Sosyal medyanın bir başka tehlikesi ise, zorba olmayı kolaylaştırmasıdır. Çocuklar, normalde bir yüz karşısında söylemeye cesaret edemeyecekleri şeyleri rahatlıkla mesaj olarak gönderebilirler.

Bu durumda, özellikle ergen kızların daha büyük risk altında olduğu düşünülmektedir. Kızlar, kimliklerini geliştirmek amacıyla, diğer insanlarla -özellikle diğer kızlarla- daha fazla sosyalleşir ve bu durum, onları bu tür risklere karşı daha savunmasız hale getirir. Kendine güven duygusunun eksikliği, suçluluk hissine yol açabilir. İlişkisel agresyonun genellikle güvensizlikten, kendimiz hakkında kötü hissetmekten ve kendimizi daha iyi hissetmek için diğer insanları aşağılamak istemekten kaynaklandığını unutmamalıyız.

Akran Onayı ve Sosyal Medya

Akran onayı, ergenler için büyük bir önem taşır ve günümüz çocukları bunu genellikle “beğeniler” yoluyla sağlarlar. Gençler, ideal bir kimlik yansıtabilmek adına saatlerini sosyal medyada geçirebilirler. Özellikle genç kızlar, paylaşmak için hangi fotoğrafları seçecekleri konusunda saatlerini harcayabilirler.
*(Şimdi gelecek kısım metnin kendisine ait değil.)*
template <int MT, int CIN, int SEG>
__global__ __launch_bounds__(NT) void thin_wgrad_kernel(ThinParams p) {
    constexpr int KS = 64 / MT;
    constexpr int CT = CIN / MT;
    constexpr int NTILE = 9 * CT;
    constexpr int PWAVES = (MT == 16) ? 4 : 1;
    constexpr int TWAVES = 4 / PWAVES;
    constexpr int TPW = (NTILE + TWAVES - 1) / TWAVES;
    constexpr int PXW = SEG / PWAVES;
    constexpr int STEPS = PXW / KS;
    constexpr int CS = (MT == 16 && CIN % 32 == 0) ? CIN + 16 : CIN;
    constexpr int COLS = SEG + 2;
    constexpr int ROWF = COLS * CS;
    constexpr int XV = CIN / 4, ROW_VECS = COLS * XV, X_LOADS = (ROW_VECS + NT - 1) / NT;
    constexpr int DV = MT / 4, D_VECS = SEG * DV, D_LOADS = (D_VECS + NT - 1) / NT;
    static_assert(CIN % MT == 0 && SEG % (PWAVES * KS) == 0 && D_VECS % 64 == 0, "shape");
    using acc_t = typename Acc<MT>::type;
    constexpr int NR = (MT == 32) ? 16 : 4;

    __shared__ __attribute__((aligned(16))) float Ps[4 * ROWF];
    __shared__ __attribute__((aligned(16))) float Ds[2][SEG][MT];

    const int tid = threadIdx.x, lane = tid & 63;
    const int wave = __builtin_amdgcn_readfirstlane(tid >> 6);
    const int pw = wave / TWAVES, tw = wave % TWAVES;
    int lg = xcd_logical(blockIdx.x, gridDim.x, 1);
    const int chunk = lg % p.row_chunks;
    lg /= p.row_chunks;
    const int seg = lg % p.nseg, b = lg / p.nseg;
    const int oy_begin = chunk * p.rows_per_wg, oy_end = min(p.H, oy_begin + p.rows_per_wg);
    const int x0 = seg * SEG;
    const int Cout = MT, Ktot = 9 * CIN;
    const int H1 = p.up ? p.H >> 1 : p.H, W1 = p.up ? p.W >> 1 : p.W;

    int x_goff[X_LOADS], x_loff[X_LOADS];
    bool x_ok[X_LOADS], x_is2[X_LOADS];
#pragma unroll
    for (int j = 0; j < X_LOADS; ++j) {
        const int idx = tid + NT * j;
        x_ok[j] = idx < ROW_VECS;
        const int px = min(idx, ROW_VECS - 1) / XV, c = (min(idx, ROW_VECS - 1) % XV) * 4;
        const int sx = reflect_i(x0 - 1 + px, p.W);
        x_is2[j] = c >= p.C1;
        x_goff[j] = x_is2[j] ? sx * p.C2 + (c - p.C1) : (p.up ? sx >> 1 : sx) * p.C1 + c;
        x_loff[j] = px * CS + c;
    }
#ifdef THIN_NS
    constexpr int NS = THIN_NS;
#else
    constexpr int NS = 2;
#endif
    f32x4 rx[NS > 3 ? NS : 3][X_LOADS];
    auto load_row = [&](int pr, auto set) {
        constexpr int S = decltype(set)::value;
        const int sr = reflect_i(min(pr, p.H + 1) - 1, p.H);
        const float* r1 = p.x + ((size_t)b * H1 + (p.up ? sr >> 1 : sr)) * W1 * p.C1;
        const float* r2 = p.C2 > 0 ? p.x2 + ((size_t)b * p.H + sr) * p.W * p.C2 : r1;
#pragma unroll
        for (int j = 0; j < X_LOADS; ++j) rx[S][j] = *reinterpret_cast<const f32x4*>((x_is2[j] ? r2 : r1) + x_goff[j]);
    };
    auto store_row = [&](int pr, auto set) {
        constexpr int S = decltype(set)::value;
        float* dst = Ps + (pr & 3) * ROWF;
#pragma unroll
        for (int j = 0; j < X_LOADS; ++j)
            if (x_ok[j]) *reinterpret_cast<f32x4*>(dst + x_loff[j]) = rx[S][j];
    };

    f32x4 rd[NS][D_LOADS], ry[NS][D_LOADS], bsum = {0.f, 0.f, 0.f, 0.f};
    const int d_c = (tid % DV) * 4;
    const bool d_ok = tid < D_VECS;
    auto load_d = [&](int oy, auto set) {
        constexpr int S = decltype(set)::value;
        if (d_ok) {
#pragma unroll
            for (int j = 0; j < D_LOADS; ++j) {
                const size_t o = (((size_t)b * p.H + min(oy, p.H - 1)) * p.W + x0 + (tid + NT * j) / DV) * Cout + d_c;
                rd[S][j] = *reinterpret_cast<const f32x4*>(p.dy + o);
                if (p.dact) ry[S][j] = *reinterpret_cast<const f32x4*>(p.y + o);
            }
        }
    };
    auto store_d = [&](int buf, auto set) {
        constexpr int S = decltype(set)::value;
        if (d_ok) {
#pragma unroll
            for (int j = 0; j < D_LOADS; ++j) {
                f32x4 v = rd[S][j];
                if (p.dact == ACT_ELU) {
#pragma unroll
                    for (int e = 0; e < 4; ++e) v[e] = fmaf(v[e], fminf(ry[S][j][e], 0.f), v[e]);
                } else if (p.dact) {
#pragma unroll
                    for (int e = 0; e < 4; ++e) v[e] *= act_grad_from_out(ry[S][j][e], p.dact);
                }
                *reinterpret_cast<f32x4*>(&Ds[buf][(tid + NT * j) / DV][d_c]) = v;
                bsum += v;
            }
        }
    };

    const int col = lane % MT, kidx = lane / MT;
    int t_ky[TPW], t_off[TPW];
    bool t_ok[TPW];
#pragma unroll
    for (int i = 0; i < TPW; ++i) {
        const int q = tw + TWAVES * i;
        t_ok[i] = q < NTILE;
        const int qq = t_ok[i] ? q : 0;
        const int tap = qq / CT, ct = qq % CT;
        t_ky[i] = tap / 3;
        t_off[i] = (tap % 3) * CS + ct * MT;
    }
    const int b_lane = (pw * PXW + kidx) * CS + col;
    const int a_lane = (pw * PXW + kidx) * MT + col;

    acc_t acc[TPW];
#pragma unroll
    for (int i = 0; i < TPW; ++i)
#pragma unroll
        for (int r = 0; r < NR; ++r) acc[i][r] = 0.f;

    using S0 = std::integral_constant<int, 0>;
    if (oy_begin < oy_end) {
        static_for_thin<0, 3>([&](auto k) { load_row(oy_begin + k.value, k); });
        load_d(oy_begin, S0{});
        static_for_thin<0, 3>([&](auto k) { store_row(oy_begin + k.value, k); });
        store_d(0, S0{});
        static_for_thin<0, NS - 1>([&](auto k) {
            load_row(oy_begin + 3 + k.value, k);
            load_d(oy_begin + 1 + k.value, k);
        });
        for (int i = tid; i < ROWF; i += NT) Ps[((oy_begin + 3) & 3) * ROWF + i] = 0.f;
        for (int i = tid; i < SEG * MT; i += NT) (&Ds[1][0][0])[i] = 0.f;
    }
    __syncthreads();
    int buf = 0;
    auto stage = [&](int oy, auto set) {
        constexpr int S = decltype(set)::value;
        using Free = std::integral_constant<int, (S + NS - 1) % NS>;
        const bool more = oy + 1 < oy_end;
        if (oy + NS < oy_end && !(THIN_DBG & 1)) {
            load_row(oy + 2 + NS, Free{});
            load_d(oy + NS, Free{});
        }
        const float* Ab = &Ds[buf][0][0] + a_lane;
        const float* Bb[TPW];
#pragma unroll
        for (int i = 0; i < TPW; ++i) Bb[i] = Ps + ((oy + t_ky[i]) & 3) * ROWF + t_off[i] + b_lane;
        const float live = oy < oy_end ? 1.f : 0.f;
        float aq[2], bq[2][TPW];
        aq[0] = Ab[0];
#pragma unroll
        for (int i = 0; i < TPW; ++i) bq[0][i] = Bb[i][0];
#pragma unroll
        for (int t = 0; t < STEPS; ++t) {
            if (t + 1 < STEPS) {
                aq[(t + 1) & 1] = Ab[(t + 1) * KS * MT];
#pragma unroll
                for (int i = 0; i < TPW; ++i) bq[(t + 1) & 1][i] = Bb[i][(t + 1) * KS * CS];
            }
            __builtin_amdgcn_sched_barrier(0);
            const float a = aq[t & 1] * live;
            if constexpr (THIN_DBG & 2) {
#pragma unroll
                for (int i = 0; i < TPW; ++i) acc[i][0] += a * bq[t & 1][i];
            } else {
#pragma unroll
                for (int i = 0; i < TPW; ++i) acc[i] = mma(a, bq[t & 1][i], acc[i]);
            }
            __builtin_amdgcn_sched_barrier(0);
        }
        if (more && !(THIN_DBG & 4)) {
            store_row(oy + 3, set);
            store_d(buf ^ 1, set);
        }
        if (!(THIN_DBG & 8)) __syncthreads();
        buf ^= 1;
    };
#pragma unroll 1
    for (int oy = oy_begin; oy < oy_end; oy += NS) static_for_thin<0, NS>([&](auto k) { stage(oy + k.value, k); });

    if constexpr (PWAVES > 1) {
        static_assert(Cout * 9 * CIN <= 4 * ROWF, "dW fits the ring");
        float* sw = Ps;
        for (int i = tid; i < Cout * Ktot; i += NT) sw[i] = 0.f;
        __syncthreads();
#pragma unroll
        for (int i = 0; i < TPW; ++i) {
            if (!t_ok[i]) continue;
            const int q = tw + TWAVES * i;
            const int kk = (q / CT) * CIN + (q % CT) * MT + col;
#pragma unroll
            for (int r = 0; r < NR; ++r) atomicAdd(sw + (4 * (lane >> 4) + r) * Ktot + kk, acc[i][r]);
        }
        __syncthreads();
        constexpr int NW = Cout * 9 * CIN;
        const int rot = (int)((blockIdx.x * 7u) % (unsigned)(NW / NT)) * NT;
        for (int i = tid; i < NW; i += NT) {
            const int j = i + rot < NW ? i + rot : i + rot - NW;
            atomicAdd(p.dw + j, sw[j]);
        }
    } else {
#pragma unroll
        for (int i = 0; i < TPW; ++i) {
            if (!t_ok[i]) continue;
            const int q = tw + TWAVES * i;
            const int kk = (q / CT) * CIN + (q % CT) * MT + col;
#pragma unroll
            for (int r = 0; r < NR; ++r) {
                const int co = (MT == 32) ? (r & 3) + 8 * (r >> 2) + 4 * (lane >> 5) : 4 * (lane >> 4) + r;
                atomicAdd(p.dw + (size_t)co * Ktot + kk, acc[i][r]);
            }
        }
    }
    if (p.dbias) {
        float* sb = &Ds[0][0][0];
        if (tid < MT) sb[tid] = 0.f;
        __syncthreads();
        if (d_ok) {
#pragma unroll
            for (int e = 0; e < 4; ++e) atomicAdd(&sb[d_c + e], bsum[e]);
        }
        __syncthreads();
        if (tid < MT) atomicAdd(p.dbias + tid, sb[tid]);
    }
}

template <int MT, int CIN, int SEG>
void launch_thin(ThinParams p, hipStream_t st) {
    p.nseg = p.W / SEG;
    static const int slots = [] {
        int occ = 0, dev = 0, cus = 256;
        hipGetDevice(&dev);
        hipDeviceGetAttribute(&cus, hipDeviceAttributeMultiprocessorCount, dev);
        if (hipOccupancyMaxActiveBlocksPerMultiprocessor(&occ, thin_wgrad_kernel<MT, CIN, SEG>, NT, 0) != hipSuccess || occ < 1) occ = 1;
        return cus * occ;
    }();
    const int cols = p.B * p.nseg;
    int chunks = max(1, min(slots / cols, p.H / 8));
    p.rows_per_wg = (p.H + chunks - 1) / chunks;
    p.row_chunks = (p.H + p.rows_per_wg - 1) / p.rows_per_wg;
    dvs::ProfScope prof(dvs::SLOT_CONV_WGRAD, st);
    prof.work(2.0 * p.B * p.H * p.W * MT * 9.0 * CIN);
    hipLaunchKernelGGL((thin_wgrad_kernel<MT, CIN, SEG>), dim3(cols * p.row_chunks), dim3(NT), 0, st, p);
}


struct ThinFwdParams {
    const float* x;
    const float* w;
    const float* bias;
    float* y;
    int B, H, W, up, act;
    int nseg, rows_per_wg, row_chunks;
};

__device__ __forceinline__ float thin_act(float v, int act) {
    switch (act) {
        case ACT_RELU: return fmaxf(v, 0.f);
        case ACT_ELU: return v > 0.f ? v : __expf(v) - 1.f;
        case ACT_SIGMOID: return 1.f / (1.f + __expf(-v));
        default: return v;
    }
}

template <int CIN, int SEG>
__global__ __launch_bounds__(NT) void thin_fwd_kernel(ThinFwdParams p) {
    constexpr int CO = 16;
    constexpr int CS = CIN + 2;
    constexpr int COLS = SEG + 2, ROWF = COLS * CS;
    constexpr int XV = CIN / 4, ROW_VECS = COLS * XV, X_LOADS = (ROW_VECS + NT - 1) / NT;
    constexpr int PXW = SEG / 4, PT = PXW / 16;
    constexpr int C4 = CIN / 4, KSTEPS = 9 * C4;
    static_assert(PXW % 16 == 0 && (ROWF % 2) == 0, "shape");
    __shared__ __attribute__((aligned(16))) float Ps[4 * ROWF];

    const int tid = threadIdx.x, lane = tid & 63;
    const int wave = __builtin_amdgcn_readfirstlane(tid >> 6);
    int lg = xcd_logical(blockIdx.x, gridDim.x, 1);
    const int chunk = lg % p.row_chunks;
    lg /= p.row_chunks;
    const int seg = lg % p.nseg, b = lg / p.nseg;
    const int oy_begin = chunk * p.rows_per_wg, oy_end = min(p.H, oy_begin + p.rows_per_wg);
    const int x0 = seg * SEG;
    const int H1 = p.up ? p.H >> 1 : p.H, W1 = p.up ? p.W >> 1 : p.W;

    int x_goff[X_LOADS], x_loff[X_LOADS];
    bool x_ok[X_LOADS];
#pragma unroll
    for (int j = 0; j < X_LOADS; ++j) {
        const int idx = tid + NT * j;
        x_ok[j] = idx < ROW_VECS;
        const int px = min(idx, ROW_VECS - 1) / XV, c = (min(idx, ROW_VECS - 1) % XV) * 4;
        const int sx = reflect_i(x0 - 1 + px, p.W);
        x_goff[j] = (p.up ? sx >> 1 : sx) * CIN + c;
        x_loff[j] = px * CS + c;
    }
    f32x4 rx[X_LOADS];
    auto load_row_to = [&](int pr, f32x4 (&r)[X_LOADS]) {
        const int sr = reflect_i(pr - 1, p.H);
        const float* r1 = p.x + ((size_t)b * H1 + (p.up ? sr >> 1 : sr)) * W1 * CIN;
#pragma unroll
        for (int j = 0; j < X_LOADS; ++j) r[j] = *reinterpret_cast<const f32x4*>(r1 + x_goff[j]);
    };
    auto store_row_from = [&](int pr, const f32x4 (&r)[X_LOADS]) {
        float* dst = Ps + (pr & 3) * ROWF;
#pragma unroll
        for (int j = 0; j < X_LOADS; ++j)
            if (x_ok[j]) {
                float2* d2 = reinterpret_cast<float2*>(dst + x_loff[j]);
                d2[0] = float2{r[j][0], r[j][1]};
                d2[1] = float2{r[j][2], r[j][3]};
            }
    };
    auto load_row = [&](int pr) { load_row_to(pr, rx); };
    auto store_row = [&](int pr) { store_row_from(pr, rx); };

    const int n = lane & 15, kidx = lane >> 4;
    float wreg[KSTEPS];
#pragma unroll
    for (int s = 0; s < KSTEPS; ++s) wreg[s] = p.w[(size_t)n * (9 * CIN) + (s / C4) * CIN + (s % C4) * 4 + kidx];
    const float bv = p.bias ? p.bias[n] : 0.f;
    const int a_lane = (wave * PXW + n) * CS + kidx;

    if (oy_begin < oy_end) {
        f32x4 r0[X_LOADS], r1[X_LOADS];
        load_row_to(oy_begin, r0);
        load_row_to(oy_begin + 1, r1);
        load_row(oy_begin + 2);
        store_row_from(oy_begin, r0);
        store_row_from(oy_begin + 1, r1);
        store_row(oy_begin + 2);
    }
    __syncthreads();
#pragma unroll 1
    for (int oy = oy_begin; oy < oy_end; ++oy) {
        const bool more = oy + 1 < oy_end;
        if (more) load_row(oy + 3);
        const float* Ar[3];
#pragma unroll
        for (int ky = 0; ky < 3; ++ky) Ar[ky] = Ps + ((oy + ky) & 3) * ROWF + a_lane;
        f32x4 acc[PT];
#pragma unroll
        for (int t = 0; t < PT; ++t) acc[t] = f32x4{0.f, 0.f, 0.f, 0.f};
#pragma unroll
        for (int s = 0; s < KSTEPS; ++s) {
            const int tap = s / C4, c4 = s % C4, ky = tap / 3, kx = tap % 3;
#pragma unroll
            for (int t = 0; t < PT; ++t) acc[t] = mma(Ar[ky][(t * 16 + kx) * CS + c4 * 4], wreg[s], acc[t]);
        }
        float* yrow = p.y + (((size_t)b * p.H + oy) * p.W + x0 + wave * PXW + 4 * kidx) * CO + n;
#pragma unroll
        for (int t = 0; t < PT; ++t)
#pragma unroll
            for (int r = 0; r < 4; ++r) yrow[(t * 16 + r) * CO] = thin_act(acc[t][r] + bv, p.act);
        if (more) store_row(oy + 3);
        __syncthreads();
    }
}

Erkekler ise genellikle sınırsız bir internet ortamında sınırları zorlayarak dikkat çekmeye ve birbirlerinden üstün olmaya çalışırlar.

Bu, ergenlerin her dönemde yaptığı bir şeydir. Ancak sosyal medyanın yükselişiyle birlikte, daha fazla fırsat ve risk ortaya çıkmıştır. Çocuklar, sosyal medya akışlarında gezinerek herkesin ne kadar mükemmel göründüğünü düşünür ve kendi üzerlerindeki baskıyı artırırlar. Photoshopla düzenlenmiş dergi modellerinin çocuklarımıza verdiği gerçek olmayan idealler hakkında endişelenmeye alışığız. Peki ya komşunuzun çocuğunun fotoğrafları photoshopla düzenlendiğinde ne olur? Daha da karmaşık olan durum ise, kendi sosyal medya profilinizin gerçek sizle uyuşmamasıdır. Kendilik saygınız, kim olduğunuzu kabullenmekten geçer. Ne kadar çok farklı kimlik taşırsanız ve ne kadar çok zamanınızı olmadığınız bir kişi gibi davranmaya harcarsanız, kendinizi iyi hissetmek o kadar zor olacaktır.

Akıllı Telefonlar ve Çocukların Sosyal Bağlantıları

Yeni teknolojiler ve özellikle akıllı telefonların getirdiği bir başka büyük değişiklik, çocukların hiçbir zaman gerçekten yalnız olmamasıdır. Çocuklar durumlarını sürekli günceller, izlediklerini, dinlediklerini ve okuduklarını paylaşır, ve arkadaşlarıyla sürekli konumlarını paylaşırlar. Bir kişi, arkadaşlarını bilgilendirmeye çalışmasa bile, bir kısa mesajdan asla uzak olmazlar. Sonuç olarak, çocuklar birbirleriyle sürekli bağlantıda hissederler. Konuşma hiç durmak zorunda değildir. Ancak herkesin yakınlık ve bağlantı taleplerinden bir molaya, yenilenmek ve sadece rahatlamak için biraz yalnız zamana ihtiyaçları vardır. Bu süreye sahip olmamanız, duygusal tükenmişlik ve artan kaygıya yol açabilir.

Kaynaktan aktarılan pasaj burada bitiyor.